In my experience in Caracas, usually the people you have to get permission from are with the Consejo Comunal (people like Morela, whom I followed during the last election ). But this time, instead of a woman, it was a group, mostly kids around 16 years old, heavily armed with machine guns and pistols. This alone was not a shock to me; it’s quite normal in South America slums. The weird thing was that it seemed there were actually military men mixed in with the group. I asked one of them, who was wearing the same uniform and red beret as Chávez always wore, if he was in fact military. He said yes.

At that point everything was still peaceful, and in the back of my mind I was actually thinking that I could possibly make a great photostory out of the group. It was then that another guy—presumably the boss—came shouting at me and some of the militiamen. One of them separated me from the woman who was guiding me, took me to a corner and started stripping my bag. They emptied everything and checked all the equipment and my clothes. I was getting very nervous: the guy searching my bag told me he was taking all my memory cards with the photos on them but that he would give me my camera. He explained to me that I was in a “war zone” and that they are protecting the revolution. He said that my photos could damage the revolution and they had to avoid that before the election. I was nervous but happy to have the camera with me, the guy didn’t even look at the money I had in the pocket.

But suddenly the boss came back and sent the guy with the cards away. Another man came up and raised his gun at me. I was surrounded now by four guys, all of them armed. The boss slapped me if the face and kicked me a few times in my legs and said I was really lucky that he didn’t kill me straight away. After a few more hits he released me and let me run for my life.

Partway down the hill I found the woman who had been my guide, sitting on the steps. She was really nervous and saying that we need to run because the militia could change their mind. I went back to the chapel and told Torres, the guardian of the chapel, what had happened. She was extremely upset, saying that they can’t do those kind of things, especially not to a foreigner, that it would give the revolution a bad name. (Some contradiction: the militia was worried that my photographs would give the revolution a bad reputation, so they attacked me). She apologize and said that she would try to do whatever she could to get my cards back. A military unit that was near the chapel also heard the story and seemed concerned, but that could have been a front, since I had clearly seen some military with the militia. I left 23 de Enero still shaking.

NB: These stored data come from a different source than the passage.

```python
def emit(spec, depth, cols=None, chunk_rows=256, prefetch=3, groups=4,
         max_period=12, vgpr_budget=120, skip_fill=1, pairs=0, align='none',
         ring=0, waves_per_eu=0, split=None, prio=None, seam_probe=0):
  types = specmod.tensor_c_types(spec)
  index = tensor_index(spec)
  in_type = spec['inputs'][0]['c_type']
  out_name = spec['outputs'][0]
  elem = specmod.ELEM_SIZE[in_type]
  if cols is None:
    cols = max(1, 16 // elem)
  C = cols
  if pairs and not packable(spec):
    raise NotFusable('packed form: float programs of + - * / only')
  if pairs and (C * elem) % 16:
    raise NotFusable('packed form: whole 16-byte vectors per lane')
  P = 2 if pairs else 1
  wide = int(pairs) == 2
  if spec['dim'] != 2:
    raise NotFusable('2-D programs only')
  RS = int(ring)
  PF = RS - 2
  if RS and (RS < 3 or C * elem != 16):
    raise NotFusable('input ring: >= 3 slots, 16-byte lanes')
  if wide and not RS:
    raise NotFusable('wide strips come through the input ring')
  if isinstance(split, str):
    split = [int(v) for v in split.split('/')]
  everything, per_wave, final = build_groups(spec, depth, 0 if RS else prefetch,
                                             groups, split=split)
  S = 1
  dppadd = int(pairs) == 1
  geo = geometry(spec, depth, C, chunk_rows, align)
  if wide:
    geo['w_out'] += LANES * C
  strip_cols = LANES * C * (2 if wide else 1)
  for inst in everything:
    for src, rel, _ in inst.reads:
      if abs(rel[0]) > C:
        raise NotFusable('x offset %d exceeds the %d columns a lane holds'
                         % (rel[0], C))
  best = None
  for candidate in range(2, max_period + 1, 2):
    if max(i.keep for i in everything) > candidate:
      continue
    if RS and candidate % RS:
      continue
    if candidate % (2 * S):
      continue
    divisors = [d for d in range(1, candidate + 1) if candidate % d == 0]
    padded = [min(d for d in divisors if d >= i.keep) if i.keep else 0
              for i in everything]
    cost = (sum(padded), candidate)
    if best is None or cost < best[0]:
      best = (cost, candidate, padded)
  if best is None:
    raise NotFusable('windows exceed the rotation period limit')
  period = best[1]
  for inst, keep in zip(everything, best[2]):
    inst.keep = keep
  per_elem = max(1, elem // 4)
  est_vgprs = max(sum(i.keep for i in mine) for mine in per_wave) * C * per_elem * P + \
      4 * C * P + 20
  if est_vgprs > vgpr_budget:
    raise NotFusable('a wavefront would need about %d VGPRs (budget %d)'
                     % (est_vgprs, vgpr_budget))
  below = {id(final): 0}
  order = [i for mine in per_wave for i in mine]
  for inst in reversed(order):
    need = below.get(id(inst))
    if need is None:
      continue
    if inst.role == 'lds_in':
      below[id(inst.origin)] = max(below.get(id(inst.origin), -10**9), need)
    for src, rel, _ in inst.reads:
      below[id(src)] = max(below.get(id(src), -10**9), need - rel[1])
  for inst in everything:
    inst.first_step = max(0, inst.lag + geo['y_lo'] - below.get(id(inst), 0))
  name = kernel_name(spec, depth)
  L = final.lag
  T_in = builtin_type(in_type)
  T_out = builtin_type(types[out_name])
  vec = 'vec_%s' % name
  o = []
  line = o.append
  line('// fused depth-%d kernel, wave-pipelined: %d wavefronts per strip, rotation '
       'period %d,' % (depth, groups, period))
  line('// strip = %d columns (%d out + halo %d/%d), prefetch %d rows, ~%d VGPRs'
       % (strip_cols, geo['w_out'], geo['halo_lo'], geo['halo_hi'], prefetch,
          est_vgprs))
  for g, mine in enumerate(per_wave):
    for inst in mine:
      line('//   wave %d  %-20s lag %2d keep %2d  %s' % (
          g, inst.ident, inst.lag, inst.keep,
          '-> HBM' if inst.final else inst.role))
  line('typedef %s %s __attribute__((ext_vector_type(%d), aligned(%d)));'
       % (T_in, vec, C, elem))
  line('typedef %s %s_lds __attribute__((ext_vector_type(%d), aligned(%d)));'
       % (T_in, vec, C, C * elem))
  if pairs:
    line('typedef float pk2 __attribute__((ext_vector_type(2)));')
  pieces = C * P * elem // 16 if pairs else 1
  per_piece = C * P // pieces

  def slot(inst, u, back):
    return (u - back) % inst.keep

  def operand(reader, src, rel, u, c):
    back = reader.lag - src.lag - rel[1]
    assert 0 <= back < src.keep, (reader.ident, src.ident, rel, back, src.keep)
    row = '%s[%d]' % (src.ident, slot(src, u, back))
    j = c + rel[0]
    if 0 <= j < C:
      return '%s[%d]' % (row, j)
    if wide:
      return 'pk_wide_%s(%s[%d])' % (('below', row, C + j) if j < 0 else
                                     ('above', row, j - C))
    shift = 'pk_from_lane' if pairs and dppadd else 'from_lane'
    if j < 0:
      return '%s_below(%s[%d])' % (shift, row, C + j)
    return '%s_above(%s[%d])' % (shift, row, j - C)

  def vmcnt(n):
    return (n & 15) | (7 << 4) | (15 << 8) | ((n >> 4) << 14)

  def ring_issue(row_expr, slot_index):
    line('        { i64 row = %s; if (row > H - 1) row = H - 1;' % row_expr)
    for h in range(P):
      line('          __builtin_amdgcn_global_load_lds((const __attribute__(('
           'address_space(1))) void*)(g_in + row * W + %s), (__attribute__(('
           'address_space(3))) void*)&in_ring[%d][%d][0], 16, 0, %d);'
           % (('x - lane * %d + %d' % (C, h * LANES * C)) if wide else
              ('xb' if h else 'x'), slot_index, h, 0))
    line('        }')

  def emit_body(mine, guarded):
    probed = [i for i in mine if i.role in ('compute', 'lds_out') or i.final] if seam_probe \
        else []
    for u in range(period):
      line('      {  // unrolled step %d' % u)
      for inst in mine:
        if inst.role == 'global_in' and RS:
          s = slot(inst, u, 0)
          ring_issue('head + %d' % (u + PF), (u + PF) % RS)
          line('        __builtin_amdgcn_s_waitcnt(%d);  // vmcnt(%d)'
               % (vmcnt(PF * P), PF * P))
          if wide and C == 4:
            line('        soda_lds_read_pairs4(&in_ring[%d][0][0] + lane * 8, %s);'
                 % (u % RS, ', '.join('%s[%d][%d]' % (inst.ident, s, c)
                                      for c in range(C))))
            continue
          for h in range(P):
            line('        const %s_lds ring_v%d = __builtin_bit_cast(%s_lds, '
                 'soda_lds_read_f4(&in_ring[%d][%d][0] + lane * %d + %d));'
                 % (vec, h, vec, u % RS, 0 if wide else h, C * (2 if wide else 1),
                    C * h if wide else 0))
          for c in range(C):
            line('        %s[%d][%d] = %s;' % (
                inst.ident, s, c,
                'pk2{ring_v0[%d], ring_v1[%d]}' % (c, c) if pairs else 'ring_v0[%d]' % c))
          continue
        if inst.role == 'global_in':
          s = slot(inst, u, 0)
          line('        { i64 row = head + %d; if (row > H - 1) row = H - 1;' % u)
          line('          const %s* p = g_in + row * W + x;' % T_in)
          if pairs:
            line('          if (INTERIOR) { const %s va = *(const %s*)p, vb = *(const %s*)'
                 '(p + %d);%s }' % (vec, vec, vec, geo['w_out'], ''.join(
                     ' %s[%d][%d] = pk2{va[%d], vb[%d]};' % (inst.ident, s, c, c, c)
                     for c in range(C))))
            line('          else {%s } }' % ''.join(
                ' %s[%d][%d] = pk2{(x + %d >= 0 && x + %d < W) ? p[%d] : 0.0f, '
                '(x + %d >= 0 && x + %d < W) ? p[%d] : 0.0f};'
                % (inst.ident, s, c, c, c, c, c + geo['w_out'], c + geo['w_out'],
                   c + geo['w_out']) for c in range(C)))
            continue
          line('          if (INTERIOR) { const %s v = *(const %s*)p;%s }' % (
              vec, vec, ''.join(' %s[%d][%d] = v[%d];' % (inst.ident, s, c, c)
                                for c in range(C))))
# ... 24 lines not shown
        direct = inst.keep == 0
        if direct:
          line('        %s out_row[%d];' % (ctype, C))
        for c in range(C):
          def load(tensor, rel, u=u, c=c, inst=inst, by_name=by_name):
            return operand(inst, by_name[(tensor, tuple(rel))], tuple(rel), u, c)
          target = ('out_row[%d]' % c) if direct else \
              '%s[%d][%d]' % (inst.ident, slot(inst, u, 0), c)
          cell_assignment(stage, target, load, line, '        ')
        if inst in probed:
          k = probed.index(inst)
          row = 'out_row' if direct else '%s[%d]' % (inst.ident, slot(inst, u, 0))
          line('        { float seam_in;')
          line('          asm volatile("ds_read_b32 %%0, %%1 offset:%d\\n\\ts_waitcnt lgkmcnt(0)" '
               ': "=v"(seam_in) : "v"(seam_rd + %du));' % (k * 256, ((u + 1) % 2) * 2048))
          line('          seam_acc += seam_in; }')
          line('        { const float e = seam_first ? %s[0][0] : %s[%d][1];' % (row, row, C - 1))
          line('          asm volatile("ds_write_b32 %%0, %%1 offset:%d" :: "v"(seam_wr + %du), '
               '"v"(e)); }' % (k * 256, (u % 2) * 2048))
        if inst.role == 'lds_out' and pairs:
          for q in range(pieces):
            line('        { soda_f4 v;%s *(soda_f4*)&handoff[%d][%d][%d][%d][lane * 4] = v; }' % (
                ''.join(' v[%d] = out_row[%d][0]; v[%d] = out_row[%d][1];' % (
                    2 * j, q * 2 + j, 2 * j + 1, q * 2 + j) for j in range(2)),
                inst.handoff, (u // S) % 2, u % S, q))
        elif inst.role == 'lds_out':
          line('        { %s_lds v;%s *(%s_lds*)&handoff[%d][%d][%d][lane * %d] = v; }' % (
              vec, ''.join(' v[%d] = out_row[%d];' % (c, c) for c in range(C)),
              vec, inst.handoff, (u // S) % 2, u % S, C))
        if inst.final:
          line('        { const i64 y = head + %d;' % (u - L))
          line('          if (y >= y0 && y < y1) {')
          line('            if (!ragged) {')
          for half in range(P):
            sel = '[%d]' % half if pairs else ''
            xv = 'xb' if half else 'x'
            line('              if (full_%d) { %s v;%s *(%s*)(g_out + y * W + %s) = v; }'
                 % (half, vec, ''.join(' v[%d] = out_row[%d]%s;' % (c, c, sel)
                                       for c in range(C)), vec, xv))
          line('            } else {')
          for half in range(P):
            sel = '[%d]' % half if pairs else ''
            sfx = 'b' if half and not wide else ''
            xv = 'xb' if half else 'x'
            line('            { %s* q = g_out + y * W + %s;' % (T_out, xv))
            line('            if (%s >= st_lo%s && %s + %d <= st_hi%s) { %s v;%s '
                 '*(%s*)q = v; }'
                 % (xv, sfx, xv, C, sfx, vec, ''.join(
                     ' v[%d] = out_row[%d]%s;' % (c, c, sel) for c in range(C)), vec))
            line('            else {%s } }' % ''.join(
                ' if (%s + %d >= st_lo%s && %s + %d < st_hi%s) q[%d] = out_row[%d]%s;'
                % (xv, c, sfx, xv, c, sfx, c, c, sel) for c in range(C)))
          line('            }')
          line('          } }')
        if skip:
          line('        }')
      line('      }')
      if (u + 1) % S == 0:
        line('      %s();' % ('soda_lds_barrier' if RS else 'soda_block_barrier'))

  line('template <bool INTERIOR>')
  line('DEV void %s_strip(const soda_hip_args& a, const i64 xs, const i64 x, '
       'const i64 xb, const i64 y0, const i64 y1, const int wave, const int lane,'
       % name)
  ring_dims = (P, LANES * C) if RS else (1, 1)
  if pairs and seam_probe:
    line('    float (*handoff)[2][%d][%d][%d], %s (*in_ring)[%d][%d], float* seam_lds) {'
         % (S, pieces, LANES * 4, T_in, ring_dims[0], ring_dims[1]))
  elif pairs:
    line('    float (*handoff)[2][%d][%d][%d], %s (*in_ring)[%d][%d]) {'
         % (S, pieces, LANES * 4, T_in, ring_dims[0], ring_dims[1]))
  else:
    line('    %s (*handoff)[2][%d][%d], %s (*in_ring)[%d][%d]) {'
         % (T_in, S, LANES * C, T_in, ring_dims[0], ring_dims[1]))
  line('  const i64 W = a.dims[0], H = a.dims[1];')
  line('  const i64 st_lo = xs > a.box_lo[0] ? xs : a.box_lo[0];')
  line('  const i64 st_hi = xs + %d < a.box_hi[0] ? xs + %d : a.box_hi[0];'
       % (geo['w_out'], geo['w_out']))
  if pairs and not wide:
    line('  const i64 st_lob = xs + %d;' % geo['w_out'])
    line('  const i64 st_hib = xs + %d < a.box_hi[0] ? xs + %d : a.box_hi[0];'
         % (2 * geo['w_out'], 2 * geo['w_out']))
    line('  (void)st_lob; (void)st_hib;')
  line('  const %s* __restrict__ g_in = (const %s*)a.tensor[%d];'
       % (T_in, T_in, index[spec['inputs'][0]['name']]))
  line('  %s* __restrict__ g_out = (%s*)a.tensor[%d];' % (T_out, T_out,
                                                           index[out_name]))
  line('  (void)g_in; (void)g_out; (void)st_lo; (void)st_hi; (void)W; (void)H; '
       '(void)xb; (void)in_ring;')
  parts = []
  for half in range(P):
    sfx = 'b' if half and pairs and not wide else ''
    xv = 'xb' if half else 'x'
    line('  const bool full_%d = %s >= st_lo%s && %s + %d <= st_hi%s; (void)full_%d;'
         % (half, xv, sfx, xv, C, sfx, half))
    parts.append('(!full_%d && %s + %d > st_lo%s && %s < st_hi%s)'
                 % (half, xv, C, sfx, xv, sfx))
  line('  const bool ragged = __builtin_amdgcn_ballot_w64(%s) != 0; (void)ragged;'
       % ' || '.join(parts))
  line('  const i64 steps = (y1 - y0) + %d;' % (L + geo['y_lo']))
  if seam_probe:
    line('  float seam_acc = 0.0f;')
    line('  const bool seam_first = lane == 0;')
    line('  const unsigned seam_wr = (unsigned)(unsigned long long)seam_lds + wave * 4096u + '
         'lane * 4u;')
    line('  const unsigned seam_rd = (unsigned)(unsigned long long)seam_lds + wave * 4096u + '
         '(63 - lane) * 4u;')
  prologue_steps = max(i.first_step for i in everything)
  prologue_steps = -(-prologue_steps // period) * period if skip_fill else 0
  for g, mine in enumerate(per_wave):
    line('  %sif (wave == %d) {' % ('' if g == 0 else 'else ', g))
    levels = [3] + [0] * (groups - 1) if prio is None else \
        ([int(v) for v in (prio if isinstance(prio, (list, tuple)) else str(prio).split('/'))] + [0] * groups)[:groups]
    if levels[g]:
      line('    __builtin_amdgcn_s_setprio(%d);' % levels[g])
    for inst in mine:
      if inst.keep:
        line('    %s %s[%d][%d];' % ('pk2' if pairs else builtin_type(inst.c_type),
                                     inst.ident, inst.keep, C))
        for r in range(inst.keep):
          line('    ' + ' '.join('%s[%d][%d] = %s;' % (
              inst.ident, r, c, 'pk2{0.0f, 0.0f}' if pairs else '0')
                                 for c in range(C)))
    line('    i64 head = y0 - %d;' % geo['y_lo'])
# ... 82 lines not shown
```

It was a bad experience, but surely it won’t be the last in what I hope will be a long career. I was glad in the end that I managed to leave basically unhurt and with my camera. This morning I got a call from the chapel guardian. With the help of some friends in the militias, she got my cards back. I went to pick them up; they were all erased, so no photos. The photoessay published here is incomplete: it’s just the photos I took in the days before the militia erased my cards.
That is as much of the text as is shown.